Task brief » Each line of the records below that contains "pragma" needs to be copied.

Data shown »
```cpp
#define CHV_STR2(x) #x
#define CHV_STR(x) CHV_STR2(x)
const char *bgra_stream_build_flags() { return "tick_bgra_stream:abl=" CHV_STR(CHV_ST_ABL) ",strips_per_block=" CHV_STR(CHV_STREAM_BLOCK) ",rounds=" CHV_STR(CHV_STREAM_ROUNDS); }

bool bgra_stream_eligible(const DTick *ticks, const DLayer *layers, int n_ticks) {
    if (n_ticks < 1 || !switches().stream.load(std::memory_order_relaxed)) return false;
    const int nl = ticks[0].n_layers;
    if (nl < 1 || nl > 4) return false;
    for (int i = 0; i < n_ticks; i++) {
        const DTick &T = ticks[i];
        if (T.n_layers != nl || !T.clear_first) return false;
        if ((((uintptr_t)T.dst.pl[0].ptr) & 3) != 0 || (T.dst.pl[0].pitch & 3) != 0) return false;
        for (int l = 0; l < nl; l++) {
            const DLayer &Y = layers[T.first_layer + l];
            const int kind0 = layers[ticks[0].first_layer].kind;
            if ((kind0 != LK_BGRA_FROM_NV12 && kind0 != LK_BGRA_FROM_Y420P) || Y.kind != kind0) return false;
            const bool planar = kind0 == LK_BGRA_FROM_Y420P;
            const int need = LF_AXIS_ALIGNED | LF_BOUNDED | LF_NO_FILL | (l ? LF_SAME_GEOM : 0);
            if ((Y.flags & need) != need) return false;
            const float op = Y.u[U_OPACITY];
            if (!(op >= 0.f && op <= 1.f)) return false;
            if (!stream_plane_ok(Y.src.pl[0]) || !stream_plane_ok(Y.src.pl[1])) return false;
            if (Y.src.pl[0].h > 32767 || Y.src.pl[1].h > 16383) return false;
            if (Y.src.pl[1].comps != (planar ? 1 : 2) || Y.src.pl[0].comps != 1) return false;
            if (planar) {
                const DPlane &cu = Y.src.pl[1], &cv = Y.src.pl[2];
                if (!stream_plane_ok(cv) || cv.comps != 1 || cv.w != cu.w || cv.h != cu.h || cv.pitch != cu.pitch) return false;
            }
            if (l == 0) {
                const double kx = 2.0 * (double)Y.u[U_TRANSFORM + 0] * (double)Y.u[U_TEXTURE + 0], ky = 2.0 * (double)Y.u[U_TRANSFORM + 5] * (double)Y.u[U_TEXTURE + 5];
                if (!(kx > 0.0) || !(ky > 0.0)) return false;
                const double sx = kx * Y.src.pl[0].w / (double)T.W;
                if (!(63.0 * sx + 2.0 + 15.0 + 1.0 <= 128.0)) return false;
                if (planar && !(63.0 * (kx * Y.src.pl[1].w / (double)T.W) + 2.0 + 15.0 + 1.0 <= (double)ST_CPP)) return false;
                const double sy = ky * Y.src.pl[0].h / (double)T.H;
                if (!std::isfinite(sy) || sy > 4.0) return false;
            }
        }
    }
    return true;
}

hipError_t launch_bgra_stream(const DTick *ticks_host, const DLayer *layers_host, const DTick *ticks, const DLayer *layers, int n_ticks, int maxW, int maxH, hipStream_t stream) {
    const int nl = ticks_host[0].n_layers;
    const int strips_x = (maxW + 63) / 64;
    const long want = 1024L * CHV_STREAM_WAVES * CHV_STREAM_ROUNDS;
    const long chunks = std::max<long>(1, want / std::max<long>(1, (long)n_ticks * strips_x));
    const long wave_rows = (long)n_ticks * strips_x * maxH;
    const long rows_small = std::min<long>(CHV_STREAM_SMALL_ROWS_MAX, std::max<long>(CHV_STREAM_MIN_ROWS, (wave_rows + CHV_STREAM_SMALL_WAVES - 1) / CHV_STREAM_SMALL_WAVES));
    int rows = (int)std::max<long>(rows_small, (maxH + chunks - 1) / chunks);
    if (CHV_STREAM_ROWS_FIXED > 0) rows = CHV_STREAM_ROWS_FIXED;
    if (const int forced = switches().stream_rows.load(std::memory_order_relaxed)) rows = forced;
    rows = std::max(1, std::min(rows, maxH));
    const int chunks_y = (maxH + rows - 1) / rows;
    const long total = (long)n_ticks * chunks_y * ((strips_x + ST_WAVES - 1) / ST_WAVES);
    dim3 grid((unsigned)(((total + 7) / 8) * 8));
    const bool planar = layers_host[ticks_host[0].first_layer].kind == LK_BGRA_FROM_Y420P;
    const size_t layer_bytes = planar ? (size_t)st_layer_bytes<1, true>() : (size_t)st_layer_bytes<1, false>();
    const size_t lds = (size_t)ST_WAVES * ((size_t)nl * layer_bytes + ST_TAB * (sizeof(uint4) + sizeof(uint32_t)));
    bool absorb = CHV_STREAM_ABSORB != 0;
    for (int i = 0; i < n_ticks && absorb; i++)
        for (int l = 0; l < nl; l++) absorb = absorb && csc_absorbable(layers_host[ticks_host[i].first_layer + l].csc);
    if (absorb && stream_opaque_bottom(ticks_host, layers_host, n_ticks, switches().stream_opaque.load(std::memory_order_relaxed))) {
        const hipError_t err = launch_bgra_stream_opaque(ticks_host, layers_host, ticks, layers, n_ticks, planar, grid, lds, strips_x, chunks_y, rows, stream);
        if (err == hipSuccess) debug_counters().stream_opaque_launches.fetch_add(1, std::memory_order_relaxed);
        return err;
    }
    if (!ticks) {
        if (n_ticks != 1 || !layers_host) return hipErrorInvalidValue;
        auto go = [&](auto tag) {
            constexpr int NL = decltype(tag)::value;
            StreamOne<NL> a;
            a.t = ticks_host[0];
            a.t.first_layer = 0;
            for (int l = 0; l < NL; l++) a.l[l] = layers_host[ticks_host[0].first_layer + l];
            auto fire = [&](auto pl, auto ab) {
                hipLaunchKernelGGL((tick_bgra_stream_one<NL, decltype(pl)::value, decltype(ab)::value>), grid, dim3(64 * ST_WAVES), lds, stream, a, strips_x, chunks_y, rows);
            };
            if (planar) { if (absorb) fire(std::true_type{}, std::true_type{}); else fire(std::true_type{}, std::false_type{}); }
            else { if (absorb) fire(std::false_type{}, std::true_type{}); else fire(std::false_type{}, std::false_type{}); }
        };
        switch (nl) {
        case 1: go(std::integral_constant<int, 1>{}); break;
        case 2: go(std::integral_constant<int, 2>{}); break;
        case 3: go(std::integral_constant<int, 3>{}); break;
        default: go(std::integral_constant<int, 4>{}); break;
        }
        return hipGetLastError();
    }
#define CHV_ST_GO2(N, P, A) hipLaunchKernelGGL((tick_bgra_stream<N, P, A>), grid, dim3(64 * ST_WAVES), lds, stream, ticks, layers, n_ticks, strips_x, chunks_y, rows)
#define CHV_ST_GO(N) do { if (planar) { if (absorb) CHV_ST_GO2(N, true, true); else CHV_ST_GO2(N, true, false); } \
                          else { if (absorb) CHV_ST_GO2(N, false, true); else CHV_ST_GO2(N, false, false); } } while (0)
    switch (nl) {
    case 1: CHV_ST_GO(1); break;
    case 2: CHV_ST_GO(2); break;
    case 3: CHV_ST_GO(3); break;
    default: CHV_ST_GO(4); break;
    }
#undef CHV_ST_GO
#undef CHV_ST_GO2
    return hipGetLastError();
}

}
```

swiftvideo_amd/csrc/kernels_stream_body.hip.inc:

```
#pragma once
#include "wave_common.hip.h"
#include "switches.h"

#include <algorithm>
#include <type_traits>
#include <cmath>

#pragma clang fp contract(off)

namespace chv {

#ifndef CHV_ST_ABL
#define CHV_ST_ABL 0
#endif
#ifndef CHV_STREAM_ABSORB
#define CHV_STREAM_ABSORB 1
#endif
#ifndef CHV_STREAM_PMIX
#define CHV_STREAM_PMIX 1
#endif
#ifndef CHV_STREAM_ROWS_FIXED
#define CHV_STREAM_ROWS_FIXED 0
#endif
#ifndef CHV_STREAM_SMALL_WAVES
#define CHV_STREAM_SMALL_WAVES 4800
#endif
#ifndef CHV_STREAM_SMALL_ROWS_MAX
#define CHV_STREAM_SMALL_ROWS_MAX 12
#endif
#ifndef CHV_STREAM_MIN_ROWS
#define CHV_STREAM_MIN_ROWS 4
#endif
#ifndef CHV_STREAM_ROUNDS
#define CHV_STREAM_ROUNDS 12
#endif
#ifndef CHV_STREAM_WAVES
#define CHV_STREAM_WAVES 6
#endif

constexpr float kRintBias = 8388608.0f;
constexpr int ST_PITCH = 128;
constexpr int ST_YROWS = 8, ST_CROWS = 4;
constexpr int ST_YL = 4 * ST_PITCH, ST_CL = 2 * ST_PITCH;
constexpr int ST_CPP = 96, ST_CLP = 2 * ST_CPP;
template <int NL, bool PL> constexpr int st_layer_bytes() { return ST_PITCH * ST_YROWS + (PL ? 2 * 2 * ST_CLP : ST_PITCH * ST_CROWS); }
constexpr int ST_TAB = 32;
#ifndef CHV_STREAM_BLOCK
#define CHV_STREAM_BLOCK 4
#endif
constexpr int ST_WAVES = CHV_STREAM_BLOCK;


CHV_DEV void st_dma(const uint8_t *p, bool active, uint32_t m0) {
    if (active && !(CHV_ST_ABL & 1))
        asm volatile("s_mov_b32 m0, %0\n\ts_nop 0\n\tglobal_load_lds_dwordx4 %1, off" :: "s"(m0), "v"(p) : "memory");
}

CHV_DEV void st_store(uint8_t *row, uint32_t off, uint32_t v) {
    asm volatile("global_store_dword %0, %1, %2" :: "v"(off), "v"(v), "s"(row) : "memory");
}

struct StTaps { uint32_t y00, y10, y01, y11, u00, u10, u01, u11, v00, v10, v01, v11; };
template <int LO, int LC, int LV>
CHV_DEV void st_taps_read(StTaps &t, uint32_t aY00, uint32_t aY10, uint32_t aY01, uint32_t aY11, uint32_t aC00, uint32_t aC10, uint32_t aC01, uint32_t aC11) {
    asm volatile("ds_read_u8 %0, %12 offset:%20\n\tds_read_u8 %1, %13 offset:%20\n\tds_read_u8 %2, %14 offset:%20\n\tds_read_u8 %3, %15 offset:%20\n\t"
                 "ds_read_u8 %4, %16 offset:%21\n\tds_read_u8 %5, %17 offset:%21\n\tds_read_u8 %6, %18 offset:%21\n\tds_read_u8 %7, %19 offset:%21\n\t"
                 "ds_read_u8 %8, %16 offset:%22\n\tds_read_u8 %9, %17 offset:%22\n\tds_read_u8 %10, %18 offset:%22\n\tds_read_u8 %11, %19 offset:%22"
                 : "=&v"(t.y00), "=&v"(t.y10), "=&v"(t.y01), "=&v"(t.y11), "=&v"(t.u00), "=&v"(t.u10), "=&v"(t.u01), "=&v"(t.u11),
                   "=&v"(t.v00), "=&v"(t.v10), "=&v"(t.v01), "=&v"(t.v11)
                 : "v"(aY00), "v"(aY10), "v"(aY01), "v"(aY11), "v"(aC00), "v"(aC10), "v"(aC01), "v"(aC11), "n"(LO), "n"(LC), "n"(LV));
}
template <int YOUNGER>
CHV_DEV void st_taps_wait(StTaps &t) {
    asm volatile("s_waitcnt lgkmcnt(%12)"
                 : "+v"(t.y00), "+v"(t.y10), "+v"(t.y01), "+v"(t.y11), "+v"(t.u00), "+v"(t.u10), "+v"(t.u01), "+v"(t.u11), "+v"(t.v00), "+v"(t.v10), "+v"(t.v01), "+v"(t.v11)
                 : "n"(YOUNGER));
}
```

Answer for this exercise »
#pragma once
#pragma clang fp contract(off)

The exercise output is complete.